Boolean Considered Harmful

I make the claim that using the boolean type (called "Boolean") is always a bad design decesion. This is because Boolean is like the rind of an orange that has been squeezed out. The rind testifies that there once was an orange here, but the juicy goodness of the orange is long gone.

It is the same with Boolean. If you are using Boolean, there was once a function which returned more information, but this helpful information was thrown away when all the information was squashed down into only 2 states.

My recommendation is that for any time you are tempted to write "Boolean", consider what information the function is actually computing.

To illustrate my point more, I will code the equality function on natural numbers in Agda. For any natural numbers x and y, x == y returns true if x is equal to y and false otherwise. I will then contrast this function against x ==? y, which I claim is a better function.

Do not worry if you do not know Agda, because I will be explaining the code at every step.
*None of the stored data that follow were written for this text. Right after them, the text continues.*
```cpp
int dae_col_scan(const int32_t* col_count, int32_t F, int32_t* col_start, int32_t* col_cursor, void* stream);
int dae_encode_csr_bwd_gather(const int64_t* indptr, const int32_t* indices, const float* values,
                              const int32_t* rows, int32_t n_rows, int32_t F, int32_t H, float in_scale,
                              const float* E, const float* bh, int32_t enc_act, float* dE, const float* dE_add,
                              int64_t ldE, float* dW, float* dbh, int32_t dbh_zeroed, const int32_t* col_count,
                              int32_t* col_start, int32_t* col_cursor, int32_t* ent_col, int32_t* ent_row,
                              float* ent_val, void* stream);

int dae_encode_csr_fwd_hot(const int64_t* indptr, const int32_t* indices, const float* values, int32_t n_rows,
                           int32_t F, int32_t H, float in_scale, const float* W, const float* bh, int32_t enc_act,
                           float* E, int64_t ldE, const int32_t* hot_cols, const int32_t* hot_slot, int32_t K,
                           int32_t groups, void* stream);

int dae_sgemm(int32_t M, int32_t N, int32_t K, float alpha, const float* A, int64_t sam, int64_t sak,
              const float* B, int64_t sbn, int64_t sbk, float beta, float* C, int64_t ldc, void* stream);

int dae_split_bf16(const float* src, int32_t rows, int32_t cols, int64_t ld_src, void* hi, void* lo,
                   int64_t ld_dst, int32_t ones_col, float scale, void* stream);
int dae_sym_split_bf16(const float* G, int32_t B, int64_t ldg, float alpha, void* hi, void* lo, int64_t ld,
                       void* stream);
int dae_gemm_bf16x3(int32_t M, int32_t N, int32_t K, float alpha, const void* a_hi, const void* a_lo,
                    int64_t lda, int32_t a_mn_major, const void* b_hi, const void* b_lo, int64_t ldb,
                    int32_t b_mn_major, float* C, int64_t ldc, int32_t n_store, int32_t special_col,
                    float* special_out, int32_t k_splits, int32_t accumulate, void* stream);
int dae_gemm_sym_bf16x3(int32_t M, int32_t N, float alpha, const void* g_hi, const void* g_lo, int64_t ldg,
                        const void* b_hi, const void* b_lo, int64_t ldb, float* C, int64_t ldc, int32_t accumulate,
                        void* stream);
int dae_gemm_config(int32_t pair_mode, int32_t lean);
int dae_decode_prepare(int32_t Brows, int32_t F, const int64_t* indptr, const int32_t* indices, const int32_t* rows,
                       float* row_loss_part, int32_t* tile_ptr, void* stream);
int dae_decode_fused_bf16x3(int32_t Brows, int32_t F, int32_t K, const void* e_hi, const void* e_lo,
                            int64_t lde, const void* w_hi, const void* w_lo, int64_t ldw,
                            const int64_t* indptr, const int32_t* indices, const float* values,
                            const int32_t* rows, const float* bv, int32_t dec_act, int32_t loss_func,
                            const float* weight, const double* stats, void* dz_hi, void* dz_lo,
                            int64_t ld_dz, float* row_loss_part, int32_t* tile_ptr, int32_t prepared, void* stream);
int dae_reduce_parts(const float* parts, int32_t n_parts, int32_t n, float* out, void* stream);

int dae_decode_loss_bwd(const int64_t* indptr, const int32_t* indices, const float* values,
                        const int32_t* rows, int32_t n_rows, int32_t F, const float* bv, int32_t dec_act,
// ... 269 lines not shown
```

Measured before the change: 2.289 million.

## Split CSR bucketing out of encoder backward and schedule it before triplet wait

The CSR entry bucketing (per-column atomic slot assignment) moves out of the encoder backward rows kernel into its own kernel. The engine launches it on the main stream right after the column scan, before waiting on triplet mining. This overlaps bucketing with side-stream work and leaves the rows kernel with only the activation gradient. It costs one extra kernel launch, and the bucket pass reads the CSR in a separate kernel instead of reusing the rows kernel's warps.

```diff
diff --git a/dae_rnn_news_recommendation_b200/_cabi.py b/dae_rnn_news_recommendation_b200/_cabi.py
--- a/dae_rnn_news_recommendation_b200/_cabi.py
+++ b/dae_rnn_news_recommendation_b200/_cabi.py
@@ -37,6 +37,8 @@
     'dae_encode_csr_fwd_hot': (C.c_int, [p, p, p, i32, i32, i32, f32, p, p, i32, p, i64, p, p, i32, i32, p]),
     'dae_col_scan': (C.c_int, [p, i32, p, p, p]),
     'dae_encode_csr_bwd_gather': (C.c_int, [p, p, p, p, i32, i32, i32, f32, p, p, i32, p, p, i64, p, p, i32, p, p, p, p, p, p, p]),
+    'dae_encode_bucket': (C.c_int, [p, p, p, p, i32, f32, p, p, p, p, p]),
+    'dae_encode_csr_bwd_placed': (C.c_int, [i32, i32, i32, p, p, i32, p, p, i64, p, p, i32, p, p, p, p, p]),
     'dae_encode_csr_bwd': (C.c_int, [p, p, p, p, i32, i32, i32, f32, p, p, i32, p, p, i64, p, p, i32, p]),
     'dae_sgemm': (C.c_int, [i32, i32, i32, f32, p, i64, i64, p, i64, i64, f32, p, i64, p]),
     'dae_split_bf16': (C.c_int, [p, i32, i32, i64, p, p, i64, i32, f32, p]),
diff --git a/dae_rnn_news_recommendation_b200/csrc/encode.cu b/dae_rnn_news_recommendation_b200/csrc/encode.cu
--- a/dae_rnn_news_recommendation_b200/csrc/encode.cu
+++ b/dae_rnn_news_recommendation_b200/csrc/encode.cu
@@ -316,14 +316,34 @@
   if (tid == 0) col_start[F] = s_carry;
 }
 
+constexpr int kBucketRowsPerCta = 8;
+
+__global__ void __launch_bounds__(32 * kBucketRowsPerCta) encode_bucket_kernel(
+    const int64_t* __restrict__ indptr, const int32_t* __restrict__ indices, const float* __restrict__ values,
+    const int32_t* __restrict__ rows, int n_rows, float in_scale, int32_t* __restrict__ col_cursor, int32_t* __restrict__ ent_col,
+    int32_t* __restrict__ ent_row, float* __restrict__ ent_val) {
+  const int r = blockIdx.x * kBucketRowsPerCta + (threadIdx.x >> 5), lane = threadIdx.x & 31;
+  if (r >= n_rows) return;
+  const int64_t row = rows ? (int64_t)rows[r] : (int64_t)r;
+  const int64_t p0 = indptr[row], p1 = indptr[row + 1];
+  for (int64_t p = p0 + lane; p < p1; p += 32) {
+    const float v = __ldg(values + p) * in_scale;
+    if (v != 0.0f) {
+      const int col = __ldg(indices + p);
+      const int slot = atomicAdd(col_cursor + col, 1);
+      ent_col[slot] = col;
+      ent_row[slot] = r;
+      ent_val[slot] = v;
+    }
+  }
+}
+
 constexpr int kRowsPerCta = 4;
 
 template <int ACT, bool DET = false>
 __global__ void __launch_bounds__(32 * kRowsPerCta) encode_bwd_rows_kernel(
-    const int64_t* __restrict__ indptr, const int32_t* __restrict__ indices, const float* __restrict__ values,
-    const int32_t* __restrict__ rows, int n_rows, int H, float in_scale, const float* __restrict__ E, const float* __restrict__ bh,
-    float* __restrict__ dE, const float* __restrict__ dE_add, int64_t ldE, float* __restrict__ dbh, int32_t* __restrict__ col_cursor, int32_t* __restrict__ ent_col,
-    int32_t* __restrict__ ent_row, float* __restrict__ ent_val) {
+    int n_rows, int H, const float* __restrict__ E, const float* __restrict__ bh, float* __restrict__ dE, const float* __restrict__ dE_add,
+    int64_t ldE, float* __restrict__ dbh) {
   extern __shared__ float s_part[];
   const int tid = threadIdx.x, warp = tid >> 5, lane = tid & 31;
   const int r = blockIdx.x * kRowsPerCta + warp;
@@ -347,21 +367,6 @@
     for (int w = 0; w < kRowsPerCta; ++w) t += s_part[(int64_t)w * H + h];
     if constexpr (DET) dbh[(int64_t)blockIdx.x * H + h] = t;
     else atomicAdd(dbh + h, t);
-  }
-  if constexpr (DET) return;
-  if (r < n_rows) {
-    const int64_t row = rows ? (int64_t)rows[r] : (int64_t)r;
-    const int64_t p0 = indptr[row], p1 = indptr[row + 1];
-    for (int64_t p = p0 + lane; p < p1; p += 32) {
-      const float v = __ldg(values + p) * in_scale;
-      if (v != 0.0f) {
-        const int col = __ldg(indices + p);
-        const int slot = atomicAdd(col_cursor + col, 1);
-        ent_col[slot] = col;
-        ent_row[slot] = r;
-        ent_val[slot] = v;
-      }
-    }
   }
 }
 
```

Standard Library Functions

First, I will defining some standard functions. These functions are all in the standard library of Agda, so this section is a learning exercise where I will be thouroughly explaining the purpose of all the code.

Peano Numbers

We will represent natural numbers as Peano Numbers, which means that every natural number is either 0 or successor(n) for some natural number n. In Agda, we would represent the natural numbers as this data type:

data NaturalNumber : Set where
  zero : NaturalNumber
  successor : NaturalNumber → NaturalNumber
variable
  m n : NaturalNumber

Booleans

We can then define the much-dreaded Boolean, which is either true or false.

data Boolean : Set where
  true : Boolean
  false : Boolean

Booleanean (Bad) Equality

In our first attempt to define equality on natural numbers, we use a Boolean to represent the result: true if the two numbers are equal and false if the two numbers are not equal.

infixr 5 _==_
_==_ : NaturalNumber → NaturalNumber → Boolean
zero == zero = true
successor a == zero = false
zero == successor b = false
successor a == successor b = a == b

Propositional Equality

To begin to define our better equality, we first need a specification of equality. Some beginners are confused by propositional equality because propositional equality does not compute if two values are equal, but rather it gives the type of all proofs that they are equal.

infixr 5 _≡_
data _≡_  {A : Set o} :  A → A →  Set (lsuc o) where
  reflexivity : {a : A} →  a ≡ a

So, for example, a ≡ b is the type of all proofs that a is equal to b.

Empty Type

The empty type is inhabited by no values. The empty type represents the false proposition, or the proposition with no proofs.

data empty : Set where

Decidability

With these pieces, we can define decidability. A proposition is decidable if there exists an algorithm for deciding if the proposition is inhabited. The decides A type will either produce evidence that A is inhabited, or produce evidence that A in uninhabited.

data decides (A : Set o) : Set o where
  trueBecauseOf : A → decides A
  falseBecauseOf : (A → empty) → decides A

A simple utility function which proves that successor is an injective function.

successorInjective : successor m ≡ successor n → m ≡ n
successorInjective reflexivity = reflexivity

Given the type decides, we can say what it means for a binary function to be decidable: for all its inputs, we can produce evidence of the type being inhabited or uninhabited.

decidable2 : {A B : Set o} →  (A → B → Set ℓ) → Set (o ⊔ ℓ)
decidable2 {A = A} {B = B} f = (a : A) (b : B) → decides (f a b)

The Improved Natural Number Equality

We will now define the improved equality function on natural numbers:

infixr 5 _==?_
_==?_ : decidable2 {A = NaturalNumber}  (_≡_)
zero ==? zero = trueBecauseOf reflexivity
zero ==? successor y = falseBecauseOf λ ()
successor x ==? zero = falseBecauseOf λ ()
successor x ==? successor y with (x ==? y)
... | trueBecauseOf reflexivity = trueBecauseOf reflexivity
... | falseBecauseOf x≢y = falseBecauseOf  (λ z → x≢y (successorInjective z))

Why the Deciding Verison is Better

You might be wondering: "why is x ==? y better than x == y". In short, it is because x ==? y has a specification, but x == y does not.

What's more, for all inputs, x ==? y returns evidence that it is correct, whereas we have not even stated the correctness specification for x == y.

You should always assume that everything is wrong until you have a formal proof that it is correct.

Any function with the type signature decidable2 {A = NaturalNumber} (_≡_) must be correct. By using a more expressive type, we have ensured correctness automatically. Others have said "make illegal states unrepresentable" but I say, "make incorrect code unwritable". Write a specification so that the only option is for your code to be correct.

With the pedestrian x == y, it would be easy to write a function with the same type signature that, in fact, would be incorrect.

The main concern in software is proofs of correctness. Every other aspect of code (including performance) is secondary. To learn more about this, look at this talk.

For these reasons, I strongly advise that 90% of the use of Booleans is incorrect, and could be replaced by more informative types.